* Extracted information:
⟨
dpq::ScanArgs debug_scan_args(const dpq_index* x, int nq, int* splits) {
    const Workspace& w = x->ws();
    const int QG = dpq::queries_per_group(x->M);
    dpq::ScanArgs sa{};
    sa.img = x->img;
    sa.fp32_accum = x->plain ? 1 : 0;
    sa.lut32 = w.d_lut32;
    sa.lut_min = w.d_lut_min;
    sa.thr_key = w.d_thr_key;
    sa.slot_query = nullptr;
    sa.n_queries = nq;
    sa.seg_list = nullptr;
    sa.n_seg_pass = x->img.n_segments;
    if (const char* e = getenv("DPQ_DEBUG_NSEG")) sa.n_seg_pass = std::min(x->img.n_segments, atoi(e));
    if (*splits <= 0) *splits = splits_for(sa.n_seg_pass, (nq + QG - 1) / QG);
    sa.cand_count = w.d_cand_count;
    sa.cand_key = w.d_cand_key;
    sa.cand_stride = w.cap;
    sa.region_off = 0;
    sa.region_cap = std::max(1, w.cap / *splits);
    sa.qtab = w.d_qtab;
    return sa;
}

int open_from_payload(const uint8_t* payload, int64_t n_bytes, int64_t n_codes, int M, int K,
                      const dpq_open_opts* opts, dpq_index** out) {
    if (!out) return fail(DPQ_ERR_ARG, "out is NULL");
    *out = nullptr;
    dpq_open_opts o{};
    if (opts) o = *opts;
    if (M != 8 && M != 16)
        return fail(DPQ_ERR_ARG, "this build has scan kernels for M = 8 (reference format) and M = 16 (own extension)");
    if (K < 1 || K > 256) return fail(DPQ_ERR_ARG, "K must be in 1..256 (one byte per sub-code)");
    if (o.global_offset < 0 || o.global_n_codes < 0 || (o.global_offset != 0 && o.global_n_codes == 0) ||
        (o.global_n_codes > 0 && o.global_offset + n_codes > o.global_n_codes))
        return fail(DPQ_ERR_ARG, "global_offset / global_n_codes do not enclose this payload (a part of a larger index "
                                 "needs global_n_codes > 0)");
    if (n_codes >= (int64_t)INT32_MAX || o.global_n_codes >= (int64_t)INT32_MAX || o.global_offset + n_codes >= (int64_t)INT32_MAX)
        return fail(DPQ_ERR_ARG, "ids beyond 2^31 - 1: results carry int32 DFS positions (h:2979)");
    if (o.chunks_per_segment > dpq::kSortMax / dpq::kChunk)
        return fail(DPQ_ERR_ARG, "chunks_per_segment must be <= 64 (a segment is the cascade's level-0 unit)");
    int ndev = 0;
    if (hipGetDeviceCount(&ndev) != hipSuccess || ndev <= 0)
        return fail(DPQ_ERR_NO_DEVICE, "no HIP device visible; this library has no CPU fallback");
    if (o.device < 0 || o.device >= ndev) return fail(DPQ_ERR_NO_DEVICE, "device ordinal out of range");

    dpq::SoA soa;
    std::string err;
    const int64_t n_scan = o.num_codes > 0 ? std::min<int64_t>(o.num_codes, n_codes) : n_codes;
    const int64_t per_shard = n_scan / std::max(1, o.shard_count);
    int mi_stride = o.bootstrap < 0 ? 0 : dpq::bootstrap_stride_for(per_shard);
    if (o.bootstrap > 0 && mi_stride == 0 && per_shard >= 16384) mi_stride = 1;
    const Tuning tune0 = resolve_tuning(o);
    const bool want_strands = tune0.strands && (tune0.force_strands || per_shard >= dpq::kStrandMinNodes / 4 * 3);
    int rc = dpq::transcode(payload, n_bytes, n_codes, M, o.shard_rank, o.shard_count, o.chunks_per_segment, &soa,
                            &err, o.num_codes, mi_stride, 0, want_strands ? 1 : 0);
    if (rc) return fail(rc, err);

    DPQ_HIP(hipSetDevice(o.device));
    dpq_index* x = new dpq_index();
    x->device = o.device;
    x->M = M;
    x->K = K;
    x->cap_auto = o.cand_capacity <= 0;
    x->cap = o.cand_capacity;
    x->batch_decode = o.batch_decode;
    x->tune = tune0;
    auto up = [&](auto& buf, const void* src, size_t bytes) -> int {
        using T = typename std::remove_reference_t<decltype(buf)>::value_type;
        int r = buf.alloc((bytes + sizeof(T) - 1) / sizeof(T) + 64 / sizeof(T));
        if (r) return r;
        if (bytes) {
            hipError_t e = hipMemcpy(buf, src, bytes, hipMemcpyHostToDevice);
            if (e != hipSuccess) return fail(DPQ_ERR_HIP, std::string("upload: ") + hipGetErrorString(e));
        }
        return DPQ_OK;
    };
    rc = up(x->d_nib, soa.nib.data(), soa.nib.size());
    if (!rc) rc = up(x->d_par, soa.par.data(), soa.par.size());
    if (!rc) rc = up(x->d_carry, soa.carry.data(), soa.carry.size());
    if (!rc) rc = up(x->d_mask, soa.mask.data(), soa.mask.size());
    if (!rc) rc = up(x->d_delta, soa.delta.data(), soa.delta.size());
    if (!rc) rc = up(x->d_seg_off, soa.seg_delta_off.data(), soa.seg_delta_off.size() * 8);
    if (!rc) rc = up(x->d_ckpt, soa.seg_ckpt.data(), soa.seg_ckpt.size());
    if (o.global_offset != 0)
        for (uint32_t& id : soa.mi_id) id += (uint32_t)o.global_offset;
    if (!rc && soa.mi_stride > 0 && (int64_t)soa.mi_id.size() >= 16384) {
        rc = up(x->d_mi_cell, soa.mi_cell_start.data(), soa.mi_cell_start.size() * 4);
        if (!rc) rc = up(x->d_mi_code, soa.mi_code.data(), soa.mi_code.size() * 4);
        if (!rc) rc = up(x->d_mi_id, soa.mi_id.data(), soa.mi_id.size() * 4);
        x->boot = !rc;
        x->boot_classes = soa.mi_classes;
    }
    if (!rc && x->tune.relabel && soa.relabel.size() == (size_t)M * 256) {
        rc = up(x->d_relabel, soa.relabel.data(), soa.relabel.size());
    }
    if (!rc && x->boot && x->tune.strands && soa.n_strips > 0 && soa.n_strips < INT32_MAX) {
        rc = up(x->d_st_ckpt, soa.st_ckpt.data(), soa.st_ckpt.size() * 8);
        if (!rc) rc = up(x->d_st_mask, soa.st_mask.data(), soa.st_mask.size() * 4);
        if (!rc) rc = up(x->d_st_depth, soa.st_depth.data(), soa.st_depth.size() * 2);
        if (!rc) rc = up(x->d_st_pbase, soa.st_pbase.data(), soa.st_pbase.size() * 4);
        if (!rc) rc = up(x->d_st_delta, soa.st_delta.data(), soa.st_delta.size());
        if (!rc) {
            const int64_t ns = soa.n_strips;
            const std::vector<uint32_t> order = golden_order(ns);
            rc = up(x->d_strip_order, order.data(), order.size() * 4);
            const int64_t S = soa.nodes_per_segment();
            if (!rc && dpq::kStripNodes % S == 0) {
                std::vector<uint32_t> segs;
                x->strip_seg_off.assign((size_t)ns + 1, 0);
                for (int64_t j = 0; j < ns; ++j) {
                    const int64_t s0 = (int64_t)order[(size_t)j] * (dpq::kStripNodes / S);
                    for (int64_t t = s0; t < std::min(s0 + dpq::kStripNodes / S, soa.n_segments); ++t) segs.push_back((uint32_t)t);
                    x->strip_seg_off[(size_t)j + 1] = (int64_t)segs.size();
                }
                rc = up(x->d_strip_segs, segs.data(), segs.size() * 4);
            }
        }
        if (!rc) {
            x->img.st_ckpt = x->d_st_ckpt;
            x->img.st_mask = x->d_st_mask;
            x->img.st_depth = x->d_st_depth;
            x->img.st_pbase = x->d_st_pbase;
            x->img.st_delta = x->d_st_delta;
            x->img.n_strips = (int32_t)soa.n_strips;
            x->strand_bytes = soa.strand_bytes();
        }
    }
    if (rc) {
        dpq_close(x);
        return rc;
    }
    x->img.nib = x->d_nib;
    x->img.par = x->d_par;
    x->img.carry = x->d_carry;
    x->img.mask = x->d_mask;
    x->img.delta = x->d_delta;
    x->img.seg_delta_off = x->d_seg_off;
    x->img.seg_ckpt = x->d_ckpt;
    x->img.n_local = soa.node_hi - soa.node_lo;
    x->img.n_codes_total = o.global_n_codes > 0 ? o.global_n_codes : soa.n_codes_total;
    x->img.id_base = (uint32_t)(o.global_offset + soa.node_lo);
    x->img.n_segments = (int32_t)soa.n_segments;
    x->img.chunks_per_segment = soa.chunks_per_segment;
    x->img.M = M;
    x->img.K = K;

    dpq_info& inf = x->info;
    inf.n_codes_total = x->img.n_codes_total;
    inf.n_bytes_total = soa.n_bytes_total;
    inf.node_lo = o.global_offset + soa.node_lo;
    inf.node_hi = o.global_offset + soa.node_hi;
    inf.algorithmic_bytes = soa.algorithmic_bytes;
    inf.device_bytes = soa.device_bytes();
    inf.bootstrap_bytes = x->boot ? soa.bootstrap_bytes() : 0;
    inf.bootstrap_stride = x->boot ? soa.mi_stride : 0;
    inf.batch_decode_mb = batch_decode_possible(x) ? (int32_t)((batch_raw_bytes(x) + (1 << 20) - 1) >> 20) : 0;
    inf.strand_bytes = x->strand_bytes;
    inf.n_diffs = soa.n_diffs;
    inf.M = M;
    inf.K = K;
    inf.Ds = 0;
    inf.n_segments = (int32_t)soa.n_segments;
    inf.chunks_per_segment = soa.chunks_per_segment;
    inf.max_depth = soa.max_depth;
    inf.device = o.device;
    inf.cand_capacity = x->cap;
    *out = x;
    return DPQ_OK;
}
⟩
* Your assignment: From the records above, transcribe exactly the run of lines that opens with the line holding "x->img.n_local = soa.node_hi" and closes with the line holding "inf.bootstrap_bytes = x->boot", both included.

* Result of the task:
    x->img.n_local = soa.node_hi - soa.node_lo;
    x->img.n_codes_total = o.global_n_codes > 0 ? o.global_n_codes : soa.n_codes_total;
    x->img.id_base = (uint32_t)(o.global_offset + soa.node_lo);
    x->img.n_segments = (int32_t)soa.n_segments;
    x->img.chunks_per_segment = soa.chunks_per_segment;
    x->img.M = M;
    x->img.K = K;

    dpq_info& inf = x->info;
    inf.n_codes_total = x->img.n_codes_total;
    inf.n_bytes_total = soa.n_bytes_total;
    inf.node_lo = o.global_offset + soa.node_lo;
    inf.node_hi = o.global_offset + soa.node_hi;
    inf.algorithmic_bytes = soa.algorithmic_bytes;
    inf.device_bytes = soa.device_bytes();
    inf.bootstrap_bytes = x->boot ? soa.bootstrap_bytes() : 0;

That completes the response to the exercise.